*Exercise details*
Go through the entries below from the first line and transcribe each one exactly, ending with the line that contains "for (int kk = 0; kk < a.depth_cap;".

*Record extracts*
@@ -1553,6 +1577,30 @@
             uint32_t end_ids = DRT_ID_NONE;
             if (NC > 0)
                 tg.new_path();
+            if constexpr (SG::n > 0 && DRT_LEAN_PEEL_LAST != 0) {
+                const auto vertex = [&](int kk, auto is_last) {
+                    const uint32_t n_theta = 2u * (uint32_t)kk + 2u;
+                    constexpr bool next_cap = decltype(is_last)::value;
+                    bool alive, capped, on_light;
+                    uint32_t light;
+                    path_bounce<R, false, NP, NC, SG, (DRT_FREEZE_BY_ROW != 0 && SG::n <= DRT_LEAN_MAX_SHAPES), true, true, LIGHTS>(
+                        a, lds, tl, sc, params, recs, key, R(1), R(1), n_theta, false, next_cap, live, g, ra, rb, T, L, tg, alive, capped, on_light, light, nullptr, next_cap);
+                    end_ids = on_light ? light : end_ids;
+                    live = alive;
+                };
+                for (int kk = 0; kk < a.depth_cap - 1; ++kk) {
+                    const uint32_t n_live = (uint32_t)__popcll(wave_ballot(live));
+                    if (n_live == 0)
+                        break;
+                    n_seg += n_live;
+                    vertex(kk, BoolT<false>());
+                }
+                const uint32_t n_live = (uint32_t)__popcll(wave_ballot(live));
+                if (a.depth_cap > 0 && n_live != 0) {
+                    n_seg += n_live;
+                    vertex(a.depth_cap - 1, BoolT<true>());
+                }
+            } else
             for (int kk = 0; kk < a.depth_cap; ++kk) {
                 const uint32_t n_live = (uint32_t)__popcll(wave_ballot(live));
                 if (n_live == 0)
@@ -1562,7 +1610,7 @@
                 const bool next_cap = (kk + 1) >= a.depth_cap;
                 bool alive, capped, on_light;
                 uint32_t light;
-                path_bounce<R, false, NP, NC, SG, (DRT_FREEZE_BY_ROW != 0 && SG::n <= DRT_LEAN_MAX_SHAPES), true, true>(
+                path_bounce<R, false, NP, NC, SG, (DRT_FREEZE_BY_ROW != 0 && SG::n <= DRT_LEAN_MAX_SHAPES), true, true, LIGHTS>(
                     a, lds, tl, sc, params, recs, key, R(1), R(1), n_theta, false, next_cap, live, g, ra, rb, T, L, tg, alive, capped, on_light, light, nullptr, next_cap);
                 end_ids = on_light ? light : end_ids;
                 live = alive;
diff --git a/differentiable-renderer_amd/csrc/drt_prog.h b/differentiable-renderer_amd/csrc/drt_prog.h
--- a/differentiable-renderer_amd/csrc/drt_prog.h
+++ b/differentiable-renderer_amd/csrc/drt_prog.h
@@ -167,6 +167,55 @@
     return h;
 }
 
+template <typename SG, int S>
+__device__ inline bool prog_t_sig(const ProgRecs<SG::n, float>& recs, V3<float> o, V3<float> d, V3<float> inv_d, float& t)
+{
+    constexpr int kind = SG::kind(S);
+    constexpr int known = (kind == DRT_PK_AX || kind == DRT_PK_AY || kind == DRT_PK_AZ || kind == DRT_PK_PLANE) ? kind : DRT_PK_SPHERE;
+    static_assert(!(kind >= DRT_PK_USER0 && kind < DRT_PK_USER0 + DRT_MAX_USER_KINDS), "no light set beside caller-defined kinds (shard_plan)");
+    return prog_t<known, float>(recs.r[S], o, d, inv_d, t);
+}
+template <typename SG, unsigned long long LM, int S = 0>
+__device__ inline void light_end_lights(const ProgRecs<SG::n, float>& recs, V3<float> o, V3<float> d, V3<float> inv_d, float& tl, int& il)
+{
+    if constexpr (S < SG::n) {
+        if constexpr ((LM >> S & 1ull) != 0) {
+            float t;
+            if (prog_t_sig<SG, S>(recs, o, d, inv_d, t))
+                prog_accept(t, S, tl, il);
+        }
+        light_end_lights<SG, LM, S + 1>(recs, o, d, inv_d, tl, il);
+    }
+}
+template <typename SG, unsigned long long LM, int S = 0>
+__device__ inline void light_end_others(const ProgRecs<SG::n, float>& recs, V3<float> o, V3<float> d, V3<float> inv_d, float tl, int il, bool& hidden)
+{
+    if constexpr (S < SG::n) {
+        if constexpr ((LM >> S & 1ull) == 0) {
+            constexpr bool lights_before = (LM & ((1ull << S) - 1ull)) != 0, lights_behind = (LM >> S) != 0;
+            float t;
+            if (prog_t_sig<SG, S>(recs, o, d, inv_d, t)) {
+                if (!lights_before) hidden = hidden || (t > 0.f && t <= tl);
+                else if (!lights_behind) hidden = hidden || (t > 0.f && t < tl);
+                else hidden = hidden || (t > 0.f && (t < tl || (t == tl && S < il)));
+            }
+        }
+        light_end_others<SG, LM, S + 1>(recs, o, d, inv_d, tl, il, hidden);
+    }
+}
+template <typename SG, unsigned long long LM>
+__device__ inline int light_end_sig(const ProgRecs<SG::n, float>& recs, V3<float> o, V3<float> d)
+{
+    static_assert(LM != 0 && SG::n > 0 && SG::n <= 64 && (SG::n == 64 || (LM >> (SG::n & 63)) == 0), "light_end_sig: a light set of the program's own shapes");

*Written response*
@@ -1553,6 +1577,30 @@
             uint32_t end_ids = DRT_ID_NONE;
             if (NC > 0)
                 tg.new_path();
+            if constexpr (SG::n > 0 && DRT_LEAN_PEEL_LAST != 0) {
+                const auto vertex = [&](int kk, auto is_last) {
+                    const uint32_t n_theta = 2u * (uint32_t)kk + 2u;
+                    constexpr bool next_cap = decltype(is_last)::value;
+                    bool alive, capped, on_light;
+                    uint32_t light;
+                    path_bounce<R, false, NP, NC, SG, (DRT_FREEZE_BY_ROW != 0 && SG::n <= DRT_LEAN_MAX_SHAPES), true, true, LIGHTS>(
+                        a, lds, tl, sc, params, recs, key, R(1), R(1), n_theta, false, next_cap, live, g, ra, rb, T, L, tg, alive, capped, on_light, light, nullptr, next_cap);
+                    end_ids = on_light ? light : end_ids;
+                    live = alive;
+                };
+                for (int kk = 0; kk < a.depth_cap - 1; ++kk) {
+                    const uint32_t n_live = (uint32_t)__popcll(wave_ballot(live));
+                    if (n_live == 0)
+                        break;
+                    n_seg += n_live;
+                    vertex(kk, BoolT<false>());
+                }
+                const uint32_t n_live = (uint32_t)__popcll(wave_ballot(live));
+                if (a.depth_cap > 0 && n_live != 0) {
+                    n_seg += n_live;
+                    vertex(a.depth_cap - 1, BoolT<true>());
+                }
+            } else
             for (int kk = 0; kk < a.depth_cap; ++kk) {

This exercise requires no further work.